Dataset entries:
int finalize_job(kh_matcher * m, CorrReq & q, CorrHost & c, const ResultView & v)
{
// ... 171 lines not shown
    std::fprintf(stderr, "[kh corr] job 0: %d x %d x %d poses, sx %d, tiles %d x %d of %d x %d poses, lists per tile %d, copies %d (slot kind %d), "
      "dec %d, ws %d\n", j0->nx, j0->ny, j0->na, j0->sx, j0->tiles_x, j0->tiles_y, j0->tile_px, 4 * j0->ry, j0->list_tiles,
      j0->grid2 ? 1 : 0, m->slots[B.ctx[0].slot].copy_kind, j0->dec, m->ws);
  }
  int32_t max_tiles = 0, sx_variant = shapes[0].sx, ry = shapes[0].ry;
  const int32_t lds_sx = shapes[0].lds_sx;
  bool uniform_kernel = true, all_lds = true;
  for (size_t i = 0; i < n; ++i) {
    if (sx_variant != shapes[i].sx || ry != shapes[i].ry) {uniform_kernel = false;}
    all_lds = all_lds && shapes[i].lds_sx == lds_sx;
    max_tiles = std::max(max_tiles, shapes[i].tiles);
    all_lds = all_lds && shapes[i].lds != 0;
  }
  B.use_lds = all_lds && uniform_kernel;
  int32_t tile_pairs = 0;
  for (size_t i = 0; i < n; ++i) {
    CorrJob * job = reinterpret_cast<CorrJob *>(B.h_stage + stride * i);
    if (B.use_lds) {
      job->tiles_x = 1; job->tiles_y = 1; job->ry = 16; job->tile_px = kTileSpan;
      job->cells_in_score = 1;
    }
    tile_pairs = std::max(tile_pairs, job->na * job->tiles_x * job->tiles_y);
  }

  timing.lap(0, t_enter);
  const auto t_enqueue = std::chrono::steady_clock::now();
  hipStream_t cs = overlap ? B.side : m->stream;
  KH_HIP(hipMemcpyAsync(B.d_stage, B.h_stage, stride * n, hipMemcpyHostToDevice, cs));
  if (m->profiling) {KH_HIP(hipEventRecord(B.evs[0], cs));}
  if (B.use_lds) {
    launch_offsets_lds(B.d_stage, stride, static_cast<int32_t>(n), max_na, cs);
  } else {
    launch_offsets(B.d_stage, stride, static_cast<int32_t>(n), max_na, cs);
  }
  if (m->profiling) {KH_HIP(hipEventRecord(B.evs[1], cs));}
  if (m->profiling) {KH_HIP(hipEventRecord(B.ev[0], cs));}
  if (B.use_lds) {
    bool full_rows = true;
    for (size_t i = 0; i < n; ++i) {full_rows = full_rows && lds_row_waves(B.ctx[i].ny) == 4;}
    launch_score_lds(B.d_stage, stride, static_cast<int32_t>(n), max_na, lds_sx, full_rows, cs);
  } else if (uniform_kernel) {
    launch_score(B.d_stage, stride, static_cast<int32_t>(n), max_tiles, max_na, sx_variant, ry, cs);
  } else {
    for (size_t i = 0; i < n; ++i) {
      const CorrJob * job = reinterpret_cast<const CorrJob *>(B.h_stage + stride * i);
// ... 281 lines not shown
  }
  m->rt_w = (m->ws + kRasterTile - 1) / kRasterTile;
  m->rt_h = (m->data_size / m->ws + kRasterTile - 1) / kRasterTile;
  m->bshift = (m->kernel_size <= 25 && m->side <= 64 && max_batch >= 8) ? 3 : kBlockShift;
  m->bm_w = (((m->ws >> m->bshift) + 1) + 31) / 32 + 1;
  m->bm_h = (m->data_size / m->ws >> m->bshift) + 2;
  {
    const double table_bytes = 4.0 * static_cast<double>(m->roi_w) * m->roi_h * max_batch;
    m->table_raster = table_bytes <= 24e9 && m->rt_w * m->rt_h <= 16384;
  }
  m->slots.resize(max_batch);
  for (auto & s : m->slots) {
    if ((e = hipMalloc(reinterpret_cast<void **>(&s.d_grid_alloc), static_cast<size_t>(m->data_size) + 2 * m->grid_pad)) != hipSuccess) {return fail(e, "hipMalloc grid");}
    if ((e = hipMemset(s.d_grid_alloc, 0, static_cast<size_t>(m->data_size) + 2 * m->grid_pad)) != hipSuccess) {return fail(e, "hipMemset grid");}
    s.d_grid = s.d_grid_alloc + m->grid_pad;
    if ((e = hipMalloc(reinterpret_cast<void **>(&s.d_blockmap), static_cast<size_t>(m->bm_w) * m->bm_h * 4)) != hipSuccess) {return fail(e, "hipMalloc block map");}
    if ((e = hipMemset(s.d_blockmap, 0, static_cast<size_t>(m->bm_w) * m->bm_h * 4)) != hipSuccess) {return fail(e, "hipMemset block map");}
    if ((e = hipMalloc(reinterpret_cast<void **>(&s.d_rtiles), (4 * static_cast<size_t>(m->rt_w) * m->rt_h + 8) * sizeof(int32_t))) != hipSuccess) {return fail(e, "hipMalloc raster tiles");}
    const size_t prev_bytes = (static_cast<size_t>(m->rt_w) * m->rt_h + 4) * sizeof(int32_t);
    if ((e = hipMalloc(reinterpret_cast<void **>(&s.d_prev_work), prev_bytes)) != hipSuccess) {return fail(e, "hipMalloc tile list");}
    if ((e = hipMemset(s.d_prev_work, 0, prev_bytes)) != hipSuccess) {return fail(e, "hipMemset tile list");}
  }
  if ((e = hipHostMalloc(reinterpret_cast<void **>(&m->h_rjobs), sizeof(RasterJob) * max_batch, hipHostMallocDefault)) != hipSuccess) {return fail(e, "hipHostMalloc");}
  if ((e = hipMalloc(reinterpret_cast<void **>(&m->d_rjobs), sizeof(RasterJob) * max_batch)) != hipSuccess) {return fail(e, "hipMalloc");}
  *out = m;
  return KH_OK;
}
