+      Jm[((size_t)c * 6 + i) * D + k] = diff / TMX_EPS_FD;
+    }
+  }
+  for (int r = tid; r < P->R; r += NT)
+  {
+    if (P->slot_kind[r] != SLOT_COLLISION)
+      continue;
+    const int t = P->slot_t[r];
+    const double* q = xv + t * D;
+    const int s = P->slot_sub[r], o = P->slot_sub2[r];
+    const int link = P->ls_link[s];
+    double n[3], pw[3];
+    Tf3 L;
+    frame_get(FL + (size_t)(t * D + link) * 12, L);
+    const double dist = contact_distance_at<false>(P, L, s, o, n, pw);
+    const double margin = P->slot_aux1[r];
+    if (dist > margin + P->slot_aux2[r])
+    {
+      active[r] = 0;
+      for (int k = 0; k < D; ++k)
+        coef[r * D + k] = 0.0;
+      rhs[r] = 0.0;
+      continue;
+    }
+    double* grad = coef + (size_t)r * D;
+    double gq = 0.0;
+    for (int k = 0; k <= link; ++k)
+    {
+      Tf3 F;
+      frame_get(FU + (size_t)(t * D + k) * 12, F);
+      const double g = contact_grad_col(P, k, F, pw, n);
+      grad[k] = g;
+      gq += g * q[k];
+    }
+    for (int k = link + 1; k < D; ++k)
+    {
+      const double g = -1.0 * (n[0] * 0.0 + n[1] * 0.0 + n[2] * 0.0);
+      grad[k] = g;
+      gq += g * q[k];
+    }
+    const double c_dist = (0.0 + (-gq)) + dist;
+    const double viol_const = margin - c_dist;
+    if (P->slot_iscnt[r])
+    {
+      const double cc = P->slot_scale[r];
+      for (int k = 0; k < D; ++k)
+        coef[r * D + k] = (-grad[k]) * cc;
+      rhs[r] = -(viol_const * cc);
+    }
+    else
+    {
+      for (int k = 0; k < D; ++k)
+        coef[r * D + k] = -grad[k];
+      rhs[r] = -viol_const;
+    }
+    active[r] = 1;
+  }
+  TMX_SYNC();
+  for (int item = tid; item < n_cp * 6; item += NT)
+  {
+    const int c = item / 6, i = item % 6;
+    if (i >= P->cp_nrows[c])
+      continue;
+    const double* q = xv + P->cp_t[c] * D;
+    const double* Jr = Jm + ((size_t)c * 6 + i) * D;
+    const double y = errv[c * 6 + P->cp_idx[6 * c + i]];
+    double dot = 0.0;
+    for (int k = 0; k < D; ++k)
+      dot += Jr[k] * q[k];
+    const double cc = P->cp_coeff[6 * c + i];
+    const int r = P->cp_slot0[c] + i;
+    const double constant = (y - dot) * cc;
+    for (int k = 0; k < D; ++k)
+    {
+      const double jv = Jr[k];
+      coef[r * D + k] = (fabs(jv) > TMX_CLEANUP_TOL) ? jv * cc : 0.0;
+    }
+    rhs[r] = -constant;
+    active[r] = 1;
+  }
+  TMX_SYNC();
+}
+#endif
diff --git a/trajopt_amd/csrc/tmx_kernels.h b/trajopt_amd/csrc/tmx_kernels.h
--- a/trajopt_amd/csrc/tmx_kernels.h
+++ b/trajopt_amd/csrc/tmx_kernels.h
@@ -394,7 +394,20 @@
   }
   if (Bt->phase[b] == PHASE_CONVEXIFY)
   {
-    convexify_terms(P, x, act, coef, Bt->coef2 + (size_t)b * P->n_link * D, rhs, smem, tid, NT, Bt->rowc + (size_t)b * R, Bt->qdyn + (size_t)b * NX);
+#if TMX_IS_DEVICE
+    if (TMX_UNI_B(!HBM && NT == TMX_QP_NT && P->step_fast != 0 && P->eval_fast != 0 && !(P->dbg_flags & (8 | 16)) && TMX_FAST_ALLOWED))
+    {
+#if TMX_ADMM_OUTLINED && !(defined(TMX_PROFILE) && defined(TMX_FINE))
+      unsigned lds_off = (unsigned)(size_t)smem;
+      TMX_ASM_OPAQUE_SGPR(lds_off);
+      convexify_fast_nl(P, Bt, b, lds_off);
+#else
+      convexify_fast(P, x, act, coef, rhs, smem, tid);
+#endif
+    }
+    else
+#endif
+      convexify_terms(P, x, act, coef, Bt->coef2 + (size_t)b * P->n_link * D, rhs, smem, tid, NT, Bt->rowc + (size_t)b * R, Bt->qdyn + (size_t)b * NX);
 #ifdef TMX_PROFILE
     if (tid == 0)
     {
@@ -439,21 +452,33 @@
   for (int v = tid; v < NX; v += NT)
     xn[v] = xq[v];
   TMX_SYNC();
-  evaluate_terms(P, xn, Bt->new_cost_vals + (size_t)b * P->n_costs, Bt->new_cnt_viols + (size_t)b * P->n_cnts, smem, tid, NT);
 #if defined(TMX_PROFILE) && defined(TMX_FINE) && TMX_FINE == 5
   [[maybe_unused]] long long* const f5_tl = &tp0;
   [[maybe_unused]] long long* const f5_pc = Bt->prof + (size_t)b * 16;
 #endif
-  TMX_F5_TICK(13);
-#if TMX_IS_DEVICE
-  if (TMX_UNI_B(!HBM && NT == TMX_QP_NT && P->step_fast != 0 && !(P->dbg_flags & 8) && TMX_FAST_ALLOWED))
+#if TMX_IS_DEVICE
+  const bool step_fast = TMX_UNI_B(!HBM && NT == TMX_QP_NT && P->step_fast != 0 && !(P->dbg_flags & 8) && TMX_FAST_ALLOWED);
+  const bool merged = step_fast && TMX_UNI_B(P->eval_fast != 0 && !(P->dbg_flags & 16));
+  if (!merged)
+#endif
+  {
+    evaluate_terms(P, xn, Bt->new_cost_vals + (size_t)b * P->n_costs, Bt->new_cnt_viols + (size_t)b * P->n_cnts, smem, tid, NT);
+    TMX_F5_TICK(13);
+  }
+#if TMX_IS_DEVICE
+  if (step_fast)
   {
 #if TMX_ADMM_OUTLINED && !(defined(TMX_PROFILE) && defined(TMX_FINE))
     unsigned lds_off = (unsigned)(size_t)smem;
     TMX_ASM_OPAQUE_SGPR(lds_off);
     sqp_update_fast_nl(P, Bt, b, lds_off);
 #else
-    sqp_update_fast(P, Bt, b, smem, tid TMX_F5_ARGS(&tp0, Bt->prof + (size_t)b * 16));
+    if (merged)
+    {
+      step_eval_fast(P, Bt, b, smem, tid);
+      TMX_F5_TICK(13);
+    }
+    sqp_update_fast(P, Bt, b, smem, tid, merged TMX_F5_ARGS(&tp0, Bt->prof + (size_t)b * 16));
 #endif
   }
   else
diff --git a/trajopt_amd/csrc/tmx_step.h b/trajopt_amd/csrc/tmx_step.h
--- a/trajopt_amd/csrc/tmx_step.h
+++ b/trajopt_amd/csrc/tmx_step.h
@@ -1,5 +1,6 @@
 #pragma once
 #include "tmx_solve.h"
+#include "tmx_eval.h"
 
 #define TMX_STEP_CP_PASSES 6
 
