// ... 109 lines not shown
    __device__ bool full(int z, int m0) const { return (z % G) * 256 + m0 + 256 <= S; }
    __device__ int2 aux(int z, int m, int c, long) const {
        const int b = z / G, s = min((z % G) * 256 + m, S - 1);
        const int c2 = c & ~1;
        const unsigned char* p = vuP + (long)b * Sp * (8L * E) + (long)s * (8 * E) + (c2 >> 5) * 128 + (c2 & 31) * 2 + (c & 1) * 64;
        return make_int2(*reinterpret_cast<const int*>(p), __float_as_int(u32[((long)b * S + s) * E + c]));
    }
    __device__ float2 pairmul(float k) const { return make_float2(-1.4426950408889634f, k); }
    __device__ float val2_scaled(int, int, int c, float av, float au, long rw, float, int2 w) const {
        typedef _Float16 h2 __attribute__((ext_vector_type(2)));
        const unsigned ov = (unsigned)__builtin_amdgcn_mov_dpp(w.x, 0xB1, 0xF, 0xF, true);
        const unsigned sel = (c & 1) ? 0x03020706u : 0x05040100u;
        const h2 pv = __builtin_bit_cast(h2, __builtin_amdgcn_perm(ov, (unsigned)w.x, sel));
        const float vs = (float)pv[0] + (float)pv[1];
        const float t0 = au * vs;
        const float t1 = av * __int_as_float(w.y);
        const float o = t0 * __builtin_amdgcn_rcpf(1.0f + __builtin_amdgcn_exp2f(t1));
        return rw < 0 ? 0.f : o;
    }
    __device__ tdx::H3PlOut plout(int) const { return tdx::H3PlOut{oP, 4L * E, os, oss, M}; }
    __device__ long prow(int z, int m) const { return row(z, m); }
};
struct EpiBiasPrelu {
    const float* b; const float* a; float* out; long ld;
    __device__ Col2 col(int, int n) const { return Col2{b[n], a[0]}; }
    __device__ EpiNone row(int, int) const { return EpiNone{}; }
    __device__ void store(int, int m, int n, float v, EpiNone, Col2 c) const {
        v += c.a;
        out[(long)m * (int)ld + n] = v >= 0.f ? v : c.b * v;
    }
    __device__ float* ptr(int, int m, int n) const { return out + (long)m * (int)ld + n; }
    __device__ long ldm() const { return ld; }
    __device__ void put(float* p, float v, EpiNone, Col2 c) const { v += c.a; *p = v >= 0.f ? v : c.b * v; }
};
struct EpiBiasSilu { const float* b; float* out; long ld;
    __device__ float col(int, int n) const { return b[n]; }
    __device__ EpiNone row(int, int) const { return EpiNone{}; }
    __device__ void store(int, int m, int n, float v, EpiNone, float c) const { out[(long)m * (int)ld + n] = siluf_acc(v + c); }
    __device__ float* ptr(int, int m, int n) const { return out + (long)m * (int)ld + n; }
    __device__ long ldm() const { return ld; }
    __device__ void put(float* p, float v, EpiNone, float c) const { *p = siluf_acc(v + c); } };
struct EpiBiasRelu { const float* b; float* out; long ld;
    __device__ float col(int, int n) const { return b[n]; }
    __device__ EpiNone row(int, int) const { return EpiNone{}; }
    __device__ void store(int, int m, int n, float v, EpiNone, float c) const { out[(long)m * (int)ld + n] = fmaxf(v + c, 0.f); }
    __device__ float* ptr(int, int m, int n) const { return out + (long)m * (int)ld + n; }
    __device__ long ldm() const { return ld; }
    __device__ void put(float* p, float v, EpiNone, float c) const { *p = fmaxf(v + c, 0.f); } };
struct EpiBiasReluPl { const float* b; unsigned char* P; float* sc;
    __device__ float col(int, int n) const { return b[n]; }
    __device__ EpiNone row(int, int) const { return EpiNone{}; }
    __device__ float val(int, int, int, float v, EpiNone, float c) const { return fmaxf(v + c, 0.f); }
    __device__ tdx::H3PlOut plout(int) const { return tdx::H3PlOut{P, 1024, sc, nullptr, 0}; }
    __device__ long prow(int, int m) const { return m; } };
struct EpiBias { const float* b; float* out; long ld;
    __device__ float col(int, int n) const { return b ? b[n] : 0.f; }
    __device__ EpiNone row(int, int) const { return EpiNone{}; }
    __device__ void store(int, int m, int n, float v, EpiNone, float c) const { out[(long)m * (int)ld + n] = v + c; }
    __device__ float* ptr(int, int m, int n) const { return out + (long)m * (int)ld + n; }
    __device__ long ldm() const { return ld; }
    __device__ void put(float* p, float v, EpiNone, float c) const { *p = v + c; } };
struct EpiBiasHalves { const float* b; float* out; long M;
    __device__ float col(int, int n) const { return b[n]; }
    __device__ EpiNone row(int, int) const { return EpiNone{}; }
    __device__ void store(int, int m, int n, float v, EpiNone, float c) const { out[(long)(n >> 9) * M * C + (long)m * C + (n & 511)] = v + c; } };
struct EpiBiasResidual { const float* b; float* x; long ld;
// ... 127 lines not shown
        auto it = side_ctx.find(st);
        if (it != side_ctx.end()) return &it->second;
        if (side_ctx.size() >= MAX_SIDE_CTX) return nullptr;
        hipStreamCaptureStatus cs = hipStreamCaptureStatusNone;
        if (hipStreamIsCapturing(st, &cs) != hipSuccess) { (void)hipGetLastError(); return nullptr; }
        if (cs != hipStreamCaptureStatusNone) return nullptr;
        SideCtx c;
        if (hipStreamCreateWithFlags(&c.side, hipStreamNonBlocking) != hipSuccess ||
            hipEventCreateWithFlags(&c.ev_fork, hipEventDisableTiming) != hipSuccess ||
            hipEventCreateWithFlags(&c.ev_heads, hipEventDisableTiming) != hipSuccess ||
            hipEventCreateWithFlags(&c.ev_sim, hipEventDisableTiming) != hipSuccess) {
            (void)hipGetLastError();
            if (c.ev_sim) hipEventDestroy(c.ev_sim);
            if (c.ev_heads) hipEventDestroy(c.ev_heads);
            if (c.ev_fork) hipEventDestroy(c.ev_fork);
            if (c.side) hipStreamDestroy(c.side);
            return nullptr;
        }
        return &(side_ctx[st] = c);
    }
};

namespace {

struct Plan {
    int B, T, S, G, Sp, splits, kchunk, nblk_enc, nblk_gn, nchunk1, nchunk2;
    long M;
    size_t fs, xp, xs, xss, os, oss, zrow, E, z, x, rs, hid, vu, qk4, Abuf, slab, kvu, o, t, hraw, h, hp, hs, vuP, AbufP, Asc, qks, KvuP, kvus, uvpre, uv, f, p, c1, c2, pe, rc, rsn, stat,
        part, tap0, tap1, mask, hdr, total;
};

Activity: Extract from the records above the lines from the one containing "out[(long)(n >> 9)" to the one containing "127 lines not shown", both lines included, exactly as they appear and with nothing else.

Exercise response:
    __device__ void store(int, int m, int n, float v, EpiNone, float c) const { out[(long)(n >> 9) * M * C + (long)m * C + (n & 511)] = v + c; } };
struct EpiBiasResidual { const float* b; float* x; long ld;
// ... 127 lines not shown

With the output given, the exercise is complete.